SEGUNDA PARTE
DEL PIRINEO A MADRID
I.
LOS PLACERES DEL CAMPO
Cuando yo leía de chico las descripciones de los placeres campestres—dice J. H. Thompson—, me parecían una de las cosas más insulsas y más tontas del mundo. Es extraño cómo la retórica, a fuerza de repetir las mismas frases, llega a borrar todo sentido de la realidad.
Los placeres campestres en las páginas de los escritores bucólicos del siglo XVII y XVIII han sido siempre placeres amables y sociales; se ve que para estos escritores la Naturaleza estaba representada por un parque bien cuidado, como para Fenelón la gruta de Calipso era uno de los subterráneos del jardín de Versalles.

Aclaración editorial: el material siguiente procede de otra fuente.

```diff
@@ -1148,10 +1153,10 @@
     const int gg = (int)(blocks < 16384 ? blocks : 16384);
     hipStream_t st = ivx::S(stream);
     if (barrier_mode == 0)
-        hipLaunchKernelGGL((k_flood_candidates16_ranges<0>), dim3(gg), dim3(256), 0, st, (const short8_t *)data, (const uint4 *)barrier,
-                           (const unsigned *)ranges, nchunks, t0, t1, fill, (uint16_t *)cand);
+        hipLaunchKernelGGL(k_flood_candidates_words, dim3(words_grid(nchunks / 4)), dim3(WORDS_PER_WG), 0, st, (const short8_t *)data,
+                           (const unsigned *)ranges, nchunks / 4, t0, t1, (unsigned long long *)cand);
     else
-        hipLaunchKernelGGL((k_flood_candidates16_ranges<1>), dim3(gg), dim3(256), 0, st, (const short8_t *)data, (const uint4 *)barrier,
+        hipLaunchKernelGGL(k_flood_candidates16_ranges, dim3(gg), dim3(256), 0, st, (const short8_t *)data, (const uint4 *)barrier,
                            (const unsigned *)ranges, nchunks, t0, t1, fill, (uint16_t *)cand);
     IVX_LAUNCH_CHECK();
     return IVX_OK;
diff --git a/invesalius3_amd/csrc/k_threshold.hip b/invesalius3_amd/csrc/k_threshold.hip
--- a/invesalius3_amd/csrc/k_threshold.hip
+++ b/invesalius3_amd/csrc/k_threshold.hip
@@ -1,6 +1,6 @@
 #include "ivx_internal.h"
-
-typedef short short8_t __attribute__((ext_vector_type(8)));
+#include "words_from_records.h"
+
 typedef unsigned char uchar16_t __attribute__((ext_vector_type(16)));
 
 namespace {
@@ -53,9 +53,6 @@
         bits[c] = (uint16_t)m;
     }
 }
-
-__device__ __forceinline__ int quad_xor1(int v) { return __builtin_amdgcn_update_dpp(v, v, 0xB1, 0xf, 0xf, true); }
-__device__ __forceinline__ int quad_xor2(int v) { return __builtin_amdgcn_update_dpp(v, v, 0x4E, 0xf, 0xf, true); }
 
 __device__ __forceinline__ unsigned word_record(const short8_t a, const short8_t b) {
     int mn = a[0], mx = a[0];
@@ -175,33 +172,10 @@
     }
 }
 
-__global__ __launch_bounds__(256) void k_threshold16_plane_use(const short8_t *__restrict__ img, uint16_t *__restrict__ bits,
-                                                               const unsigned *__restrict__ ranges, int64_t nchunks, int lo,
+__global__ __launch_bounds__(256) void k_threshold16_plane_use(const short8_t *__restrict__ img, unsigned long long *__restrict__ bits,
+                                                               const unsigned *__restrict__ ranges, int64_t nwords, int lo,
                                                                int hi) {
-    const int64_t stride = (int64_t)gridDim.x * blockDim.x;
-    int64_t c = (int64_t)blockIdx.x * blockDim.x + threadIdx.x;
-    if (c >= nchunks) return;
-    unsigned rec = ranges[c >> 2];
-    for (;;) {
-        const int64_t cn = c + stride;
-        unsigned rec_next = 0;
-        if (cn < nchunks) rec_next = ranges[cn >> 2];
-        const int mn = (int)(short)(rec & 0xffffu), mx = (int)(short)(rec >> 16);
-        unsigned m;
-        if (mn >= lo && mx <= hi) {
-            m = 0xffffu;
-        } else if (mx < lo || mn > hi) {
-            m = 0;
-        } else {
-            const short8_t a = __builtin_nontemporal_load(&img[2 * c]);
-            const short8_t b = __builtin_nontemporal_load(&img[2 * c + 1]);
-            m = chunk_bits(a, b, lo, hi);
-        }
-        bits[c] = (uint16_t)m;
-        if (cn >= nchunks) break;
-        c = cn;
-        rec = rec_next;
-    }
+    words_from_records(img, ranges, nwords, lo, hi, bits);
 }
 
 template <bool PRESERVE>
@@ -349,8 +323,8 @@
         hipLaunchKernelGGL(k_threshold16_plane<true>, dim3(ranges_grid(nchunks)), dim3(256), 0, ivx::S(stream),
                            (const short8_t *)img, (uint16_t *)bits, (unsigned *)ranges, nchunks, lo, hi);
     else
-        hipLaunchKernelGGL(k_threshold16_plane_use, dim3(ranges_grid(nchunks)), dim3(256), 0, ivx::S(stream),
-                           (const short8_t *)img, (uint16_t *)bits, (const unsigned *)ranges, nchunks, lo, hi);
+        hipLaunchKernelGGL(k_threshold16_plane_use, dim3(words_grid(n / 64)), dim3(WORDS_PER_WG), 0, ivx::S(stream),
+                           (const short8_t *)img, (unsigned long long *)bits, (const unsigned *)ranges, n / 64, lo, hi);
     IVX_LAUNCH_CHECK();
     return IVX_OK;
 }
diff --git a/invesalius3_amd/csrc/words_from_records.h b/invesalius3_amd/csrc/words_from_records.h
--- /dev/null
+++ b/invesalius3_amd/csrc/words_from_records.h
@@ -0,0 +1,74 @@
+#pragma once
+#include "ivx_internal.h"
+
+typedef short short8_t __attribute__((ext_vector_type(8)));
+
+namespace {
+
+__device__ __forceinline__ int quad_xor1(int v) { return __builtin_amdgcn_update_dpp(v, v, 0xB1, 0xf, 0xf, true); }
+__device__ __forceinline__ int quad_xor2(int v) { return __builtin_amdgcn_update_dpp(v, v, 0x4E, 0xf, 0xf, true); }
+__device__ __forceinline__ int half_mirror(int v) { return __builtin_amdgcn_update_dpp(v, v, 0x141, 0xf, 0xf, true); }
+
+constexpr int WORDS_PER_WG = 256;
+
+static inline unsigned words_grid(int64_t nwords) { return (unsigned)ivx::cdiv(nwords, WORDS_PER_WG); }
+
+template <int NP>
+__device__ __forceinline__ void words_mixed_passes(const short8_t *__restrict__ line0, int owner_of, int nmix, int rank, bool mixed,
+                                                   int lo, int hi, unsigned &w_lo, unsigned &w_hi) {
+    const int lane = threadIdx.x & 63, grp = lane >> 3, seg = lane & 7;
+    short8_t d[NP];
+#pragma unroll
+    for (int p = 0; p < NP; p++) {
+        const int k = min(8 * p + grp, nmix - 1);
+        const int src = __builtin_amdgcn_ds_bpermute(k << 2, owner_of);
+        d[p] = __builtin_nontemporal_load(&line0[src * 8]);
+    }
+    const int from = (rank & 7) << 5;
+#pragma unroll
+    for (int p = 0; p < NP; p++) {
+        unsigned b = 0;
+#pragma unroll
+        for (int i = 0; i < 8; i++) b |= ((int)d[p][i] >= lo && (int)d[p][i] <= hi ? 1u : 0u) << i;
+        int x = (int)(b << (8 * (seg & 3)));
+        x |= quad_xor1(x);
+        x |= quad_xor2(x);
+        const int y = half_mirror(x);
+        const int t_lo = __builtin_amdgcn_ds_bpermute(from, seg < 4 ? x : y);
+        const int t_hi = __builtin_amdgcn_ds_bpermute(from, seg < 4 ? y : x);
+        if (mixed && (rank >> 3) == p) {
+            w_lo = (unsigned)t_lo;
+            w_hi = (unsigned)t_hi;
+        }
+    }
+}
+
+__device__ __forceinline__ void words_from_records(const short8_t *__restrict__ img, const unsigned *__restrict__ ranges,
+                                                   int64_t nwords, int lo, int hi, unsigned long long *__restrict__ plane) {
+    const int lane = threadIdx.x & 63;
+    const int64_t wbase = (int64_t)blockIdx.x * WORDS_PER_WG + __builtin_amdgcn_readfirstlane((int)(threadIdx.x & 192u));
+    const int64_t w = wbase + lane;
+    const bool valid = w < nwords;
+    unsigned rec = 0;
+    if (valid) rec = ranges[w];
+    const int mn = (int)(short)(rec & 0xffffu), mx = (int)(short)(rec >> 16);
+    const bool inside = mn >= lo && mx <= hi;
+    const bool mixed = valid && !inside && !(mx < lo || mn > hi);
+    unsigned w_lo = inside ? ~0u : 0u, w_hi = w_lo;
+    const unsigned long long mk = __ballot(mixed);
+    if (mk) {
+        const int nmix = __popcll(mk);
+        const int rank = (int)__builtin_amdgcn_mbcnt_hi((unsigned)(mk >> 32), __builtin_amdgcn_mbcnt_lo((unsigned)mk, 0u));
+        const int owner_of = __builtin_amdgcn_ds_permute((mixed ? rank : nmix + lane - rank) << 2, lane);
+        const short8_t *line0 = img + wbase * 8 + (lane & 7);
+        if (nmix <= 8) words_mixed_passes<1>(line0, owner_of, nmix, rank, mixed, lo, hi, w_lo, w_hi);
+        else if (nmix <= 16) words_mixed_passes<2>(line0, owner_of, nmix, rank, mixed, lo, hi, w_lo, w_hi);
+        else if (nmix <= 24) words_mixed_passes<3>(line0, owner_of, nmix, rank, mixed, lo, hi, w_lo, w_hi);
+        else if (nmix <= 32) words_mixed_passes<4>(line0, owner_of, nmix, rank, mixed, lo, hi, w_lo, w_hi);
+        else if (nmix <= 48) words_mixed_passes<6>(line0, owner_of, nmix, rank, mixed, lo, hi, w_lo, w_hi);
+        else words_mixed_passes<8>(line0, owner_of, nmix, rank, mixed, lo, hi, w_lo, w_hi);
+    }
+    if (valid) plane[w] = ((unsigned long long)w_hi << 32) | w_lo;
+}
+
+}
```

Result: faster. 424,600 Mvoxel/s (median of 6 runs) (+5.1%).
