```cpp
#ifndef PM_BAND_K
#define PM_BAND_K 5
#endif
#define PM_BAND_W (22 + 2 * PM_BAND_K)
#define PM_BAND_MAXX_ (PM_BAND_K >= 5 ? 6 : PM_BAND_K + 1)
static_assert (PM_BAND_K >= 2 && PM_BAND_K <= 5, "the band holds at most 32 diagonals");
#define PM_GL_BLOCK 64
#define PM_GL_PER_BLOCK (PM_GL_BLOCK / 32)
#ifndef PM_GL_WAVES_PER_EU
#define PM_GL_WAVES_PER_EU 4
#endif
#define PM_GL_SHORT_MM 160
template < bool SHORT > struct PmGlRows
{
  static constexpr int RD = SHORT ? (PM_GL_SHORT_MM + 7) / 8 * 8 : 320;
  static constexpr int WIN = SHORT ? 16 + (PM_GL_SHORT_MM + 2 * PM_SLOP + 1 + 15) / 8 * 8 : 360;
  static constexpr int QUEUE = SHORT ? PM_GL_QUEUE_SHORT : PM_GL_QUEUE;
};
static_assert (PmGlRows < true >::RD == 160 && PmGlRows < true >::WIN == 208, "short rows as derived above");
static_assert (PM_GL_PER_BLOCK * (PmGlRows < true >::RD + PmGlRows < true >::WIN) + 3 * 4 * PmGlRows < true >::QUEUE <= 1024, "the short form's LDS budget");
template < bool C3, bool SHORT > __global__ __launch_bounds__ (PM_GL_BLOCK, PM_GL_WAVES_PER_EU) void pm_gapless_kernel (PmIndex ix, PmBatch b, PmParams prm, PmHits h, const uint32_t * tasks,
                                                          const unsigned *n_tasks_p, uint32_t * tasks_dp, unsigned *n_tasks_dp, int max_x,
                                                          uint32_t * tasks_band, unsigned *n_tasks_band, uint32_t * tasks_c3, unsigned *n_tasks_c3)
{
  using Rows = PmGlRows < SHORT >;
  constexpr int QN = Rows::QUEUE;
  __shared__ __align__ (8) uint8_t rd[PM_GL_PER_BLOCK][Rows::RD];
  __shared__ __align__ (8) uint8_t win[PM_GL_PER_BLOCK][Rows::WIN];
  __shared__ uint32_t q_band[PM_GL_BLOCK / 64][QN], q_dp[PM_GL_BLOCK / 64][QN];
  __shared__ uint32_t q_c3[PM_GL_BLOCK / 64][C3 ? 1 : QN];
  const int wv = threadIdx.x >> 6;
  int n_qb = 0, n_qd = 0, n_q3 = 0;
  auto flush_queue = [&] (const uint32_t * q, int &n, uint32_t * dst, unsigned *counter)
  {
    if (n == 0)
      return;
    const unsigned base = (unsigned) __builtin_amdgcn_readfirstlane ((int) ((threadIdx.x & 63) == 0 ? atomicAdd (counter, (unsigned) n) : 0u));
    __builtin_amdgcn_fence (__ATOMIC_SEQ_CST, "wavefront");
    __builtin_amdgcn_wave_barrier ();
    if ((int) (threadIdx.x & 63) < n)
      dst[base + (threadIdx.x & 63)] = q[threadIdx.x & 63];
    n = 0;
    __builtin_amdgcn_fence (__ATOMIC_SEQ_CST, "wavefront");
    __builtin_amdgcn_wave_barrier ();
  };
  const int lane = threadIdx.x & 63, l = lane & 31, half = lane & 32;
  const int slot = threadIdx.x >> 5;
  const unsigned n_tasks = *n_tasks_p;
  const int bis = prm.bisulfite;
  const double miss = __hiloint2double ((int) 0xBFD55555u, (int) 0x55555555u);
  const unsigned stride = gridDim.x * (unsigned) PM_GL_PER_BLOCK;
  struct Meta
  {
    size_t o;
    int mm, nn, orient;
// ... 304 lines not shown
      double sc = 0.0;
      if ((cmask >> l) & 1u)
        {
          if (mism >= 1)
            {
              sc = (double) m1 + miss;
              int at = m1;
              for (int k = 1; k < mism; k++)
                {
                  const int nxt = k == 1 ? m2 : mlast;
                  sc = pm_add_ones (sc, nxt - at - 1);
                  sc = sc + miss;
                  at = nxt;
                }
              sc = pm_add_ones (sc, mm - at - 1);
            }
          else
            sc = (double) mm;
        }
      {
        int xmin = mism;
        for (int s = 16; s; s >>= 1)
          xmin = min (xmin, __shfl_xor (xmin, s));
        const bool to_c3 = !C3 && valid && cmask == 0u && l == 0 && tasks_c3 && xmin == 3 && ndiag == 2 * PM_SLOP + 2;
        const bool open = valid && cmask == 0u && l == 0 && !to_c3;
        const bool to_band = open && tasks_band && xmin <= PM_BAND_MAXX_, to_dp = open && !to_band;
        const unsigned long long mb = __ballot (to_band), md = __ballot (to_dp);
        if (to_band)
          q_band[wv][n_qb + (int) __popcll (mb & ((1ull << lane) - 1ull))] = (uint32_t) o;
        if (to_dp)
          q_dp[wv][n_qd + (int) __popcll (md & ((1ull << lane) - 1ull))] = (uint32_t) o;
        n_qb += (int) __popcll (mb);
        n_qd += (int) __popcll (md);
        if (n_qb > QN - 2)
          flush_queue (q_band[wv], n_qb, tasks_band, n_tasks_band);
        if (n_qd > QN - 2)
          flush_queue (q_dp[wv], n_qd, tasks_dp, n_tasks_dp);
        if (!C3)
          {
            const unsigned long long m3 = __ballot (to_c3);
            if (to_c3)
              q_c3[wv][n_q3 + (int) __popcll (m3 & ((1ull << lane) - 1ull))] = (uint32_t) o;
            n_q3 += (int) __popcll (m3);
            if (n_q3 > QN - 2)
              flush_queue (q_c3[wv], n_q3, tasks_c3, n_tasks_c3);
          }
      }
      if (valid)
        {
// ... 8 lines not shown
                  m &= m - 1u;
                  const double s = __shfl (sc, half + dl);
                  if (bd < 0 || s > best)
                    {
                      best = s;
                      bd = dl;
                    }
                }
              if (l == 0)
                {
                  h.score[o] = best;
                  h.stk[o] = (uint8_t) PM_GAPLESS;
                  h.sti[o] = (int16_t) (bd + mm);
                }
            }
        }
      __builtin_amdgcn_fence (__ATOMIC_SEQ_CST, "wavefront");
      __builtin_amdgcn_wave_barrier ();
    }
  flush_queue (q_band[wv], n_qb, tasks_band, n_tasks_band);
  flush_queue (q_dp[wv], n_qd, tasks_dp, n_tasks_dp);
  if (!C3)
    flush_queue (q_c3[wv], n_q3, tasks_c3, n_tasks_c3);
}

__device__ __forceinline__ int pm_wave_max (int v)
{
  for (int o = 32; o > 0; o >>= 1)
    v = max (v, __shfl_xor (v, o));
  return v;
}

template < int W, int PM_LPA, bool DIRS > __global__ __launch_bounds__ (64, PM_SW_WAVES_PER_EU (W, DIRS)) void pm_sw_kernel (PmIndex ix, PmBatch b, PmParams prm, PmHits h,
                                                                                              const uint32_t * tasks,
                                                                                              const unsigned *n_tasks_p, PmCounters * ctr,
                                                                                              uint32_t * dirbuf, uint32_t * dump_slab, int tstride,
                                                                                              int mm_fill, int prio, unsigned *next_task)
{
  constexpr int TPW = 64 / PM_LPA;
  __shared__ uint32_t stage[DIRS ? 64 * PM_STAGE_OF (PmSwGeom < W >::DW) * PmSwGeom < W >::DW : 4];
  __shared__ uint32_t *slab_of_group[TPW + 1];
  pm_set_prio (prio);
  const int lane = threadIdx.x;
  const int q = lane / PM_LPA;
  const unsigned n_tasks = *n_tasks_p;
  if (blockIdx.x * (unsigned) TPW >= n_tasks)
// ... 564 lines not shown
```

### pecaller_amd/pemap.py

```python
import ctypes as C
import os
import numpy as np

HERE = os.path.dirname(os.path.abspath(__file__))
LIB_PATH = os.environ.get("PEMAP_LIB") or os.path.join(HERE, "libpemap_hip.so")
MAX_HITS = 200
MIN_READ = 16
MAX_READ = 278
CLASS_NAMES = ["UNIQUE_MATE", "UNIQUE_SLIP", "UNIQUE_SINGLE", "UNIQUE_MIS", "NON_MATE", "NON_MIS", "FRAG_MIS", "NON_NO",
               "NEITHER_MAP"]

SYMBOLS = [
    "pemap_dev_last_error", "pemap_dev_create", "pemap_dev_destroy", "pemap_dev_load_index", "pemap_dev_build_index",
    "pemap_dev_build_index_resident", "pemap_dev_index_alloc", "pemap_dev_index_commit", "pemap_dev_set_lookup_replicas",
    "pemap_dev_lookup_replicas", "pemap_dev_buffer",
    "pemap_dev_index_info", "pemap_dev_read_buffer", "pemap_dev_set_params", "pemap_dev_map_batch",
    "pemap_dev_submit_batch", "pemap_dev_wait_batch", "pemap_dev_pin_host", "pemap_dev_unpin_host",
    "pemap_dev_stage_reads", "pemap_dev_run", "pemap_dev_run_slice", "pemap_dev_collect", "pemap_dev_sync",
    "pemap_dev_synth_genome", "pemap_dev_synth_reads", "pemap_dev_synth_reads_indel", "pemap_dev_staged_reads", "pemap_dev_staged_info",
    "pemap_dev_free", "pemap_dev_fetch_pileup", "pemap_dev_fetch_records", "pemap_dev_reset_pileup", "pemap_dev_summary",
    "pemap_dev_run_stats", "pemap_dev_debug_hits", "pemap_dev_index_share", "pemap_dev_absorb",
    "pecall_dev_create", "pecall_dev_destroy", "pecall_dev_last_error", "pecall_dev_site_like", "pecall_dev_stage",
    "pecall_dev_run", "pecall_dev_collect", "pecall_dev_call_sites", "pecall_dev_call_sites_sparse", "pecall_dev_set_pedigree",
    "pecall_dev_sites_stage", "pecall_dev_sites_run", "pecall_dev_sites_stats", "pecall_dev_sites_collect", "pecall_dev_pin_host", "pecall_dev_unpin_host",
    "pecall_dev_sites_stage_records", "pecall_dev_sites_gather", "pecall_dev_sites_merge_ms", "pecall_dev_call_records",
    "pecall_dev_sites_stage_records_guided", "pecall_dev_call_records_guided",
    "pecall_dev_sites_base_text",
    "pemap_dev_stage_fastq", "pemap_dev_submit_fastq", "pemap_dev_seed_launch",
]

FASTQ_TILE = 4096
FASTQ_LINE_TILE = 1024
FASTQ_TOP = 1024
FASTQ_MAX_TEXT = 1 << 30


class FastqResult(C.Structure):
    _fields_ = [("n", C.c_int32), ("got", C.c_int32 * 2), ("end", C.c_int32 * 2), ("bad_len", C.c_int32 * 2), ("consumed", C.c_uint64 * 2)]

    def as_dict(self):
        return dict(n=self.n, got=list(self.got), end=list(self.end), bad_len=list(self.bad_len), consumed=list(self.consumed))


PILE_DT = np.dtype([("pos", "<u4"), ("c", "<u2", (6,))])
# ... 32 lines not shown
        L.pemap_dev_read_buffer.argtypes = [vp, i, u64, vp, u64]
        L.pemap_dev_set_params.argtypes = [vp, i, i, i, dbl, i]
        L.pemap_dev_map_batch.argtypes = [vp, vp, vp, vp, vp, i, i, vp, vp, vp]
        L.pemap_dev_submit_batch.argtypes = [vp, vp, vp, vp, vp, i, i, vp, vp, vp, C.POINTER(u64)]
        L.pemap_dev_wait_batch.argtypes = [vp, u64]
        L.pemap_dev_pin_host.argtypes = [vp, vp, u64]
        L.pemap_dev_unpin_host.argtypes = [vp, vp]
        L.pemap_dev_stage_reads.argtypes = [vp, vp, vp, vp, vp, i, i]
        L.pemap_dev_run.argtypes = [vp, i]
        L.pemap_dev_run_slice.argtypes = [vp, i, i, i]
        L.pemap_dev_collect.argtypes = [vp, vp, vp, vp]
        L.pemap_dev_sync.argtypes = [vp]
        L.pemap_dev_synth_genome.argtypes = [vp, u64, u64, i, dbl, C.POINTER(vp), vp]
        L.pemap_dev_synth_reads.argtypes = [vp, u64, i, i, i, dbl, dbl, u64]
        L.pemap_dev_synth_reads_indel.argtypes = [vp, u64, i, i, i, dbl, dbl, u64]
        L.pemap_dev_staged_reads.argtypes = [vp, vp, vp, vp, vp, i]
        L.pemap_dev_staged_info.argtypes = [vp, C.POINTER(i), C.POINTER(i), C.POINTER(i)]
        L.pemap_dev_free.argtypes = [vp, vp]
        L.pemap_dev_fetch_pileup.argtypes = [vp, vp, vp, vp]
        L.pemap_dev_fetch_records.argtypes = [vp, u64, u64, vp, u64, C.POINTER(u64)]
        L.pemap_dev_reset_pileup.argtypes = [vp]
        L.pemap_dev_summary.argtypes = [vp, vp]
        L.pemap_dev_run_stats.argtypes = [vp, vp, vp]
        L.pemap_dev_debug_hits.argtypes = [vp, vp, vp, vp, vp, vp, vp, vp, vp]
        L.pemap_dev_index_share.argtypes = [vp, vp]
        L.pemap_dev_absorb.argtypes = [vp, vp]
        fq = [vp, C.c_char_p, u64, i, C.c_char_p, u64, i, i, i, i, i]
        L.pemap_dev_stage_fastq.argtypes = fq + [C.POINTER(FastqResult)]
        L.pemap_dev_submit_fastq.argtypes = fq + [vp, vp, vp, C.POINTER(FastqResult), C.POINTER(u64)]
        _lib = L
    return _lib
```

Los placeres campestres en la pintura han sido también tan sosos, tan amanerados, como los descriptos por los poetas.
Al llegar a vivir en el campo por primera vez, nunca recordé las descripciones que había leído en la infancia, ni los cuadros de los pintores. No me acordé jamás de Galatea, ni de Amarilis, ni de Thirsis, ni de Nemoroso; todas estas amables personificaciones no salieron del estante que les corresponde en el armario de la guardarropía poética para presentarse a mi imaginación. Me desdeñaron tanto como les desdeñaba yo a ellas.
Al acercarme al campo, la Naturaleza, en vez de una impresión amable, pastoril y bucólica, me dió una sensación ruda y me habló con una voz áspera y discordante.
El viento y la lluvia, el murmullo de los árboles en el follaje y el rumor del arroyo, el caminar por entre las altas hierbas o por el claro del bosque me produjeron una sorpresa.
Tuve también otras sorpresas y descubrimientos. Uno de éstos fué encender hogueras.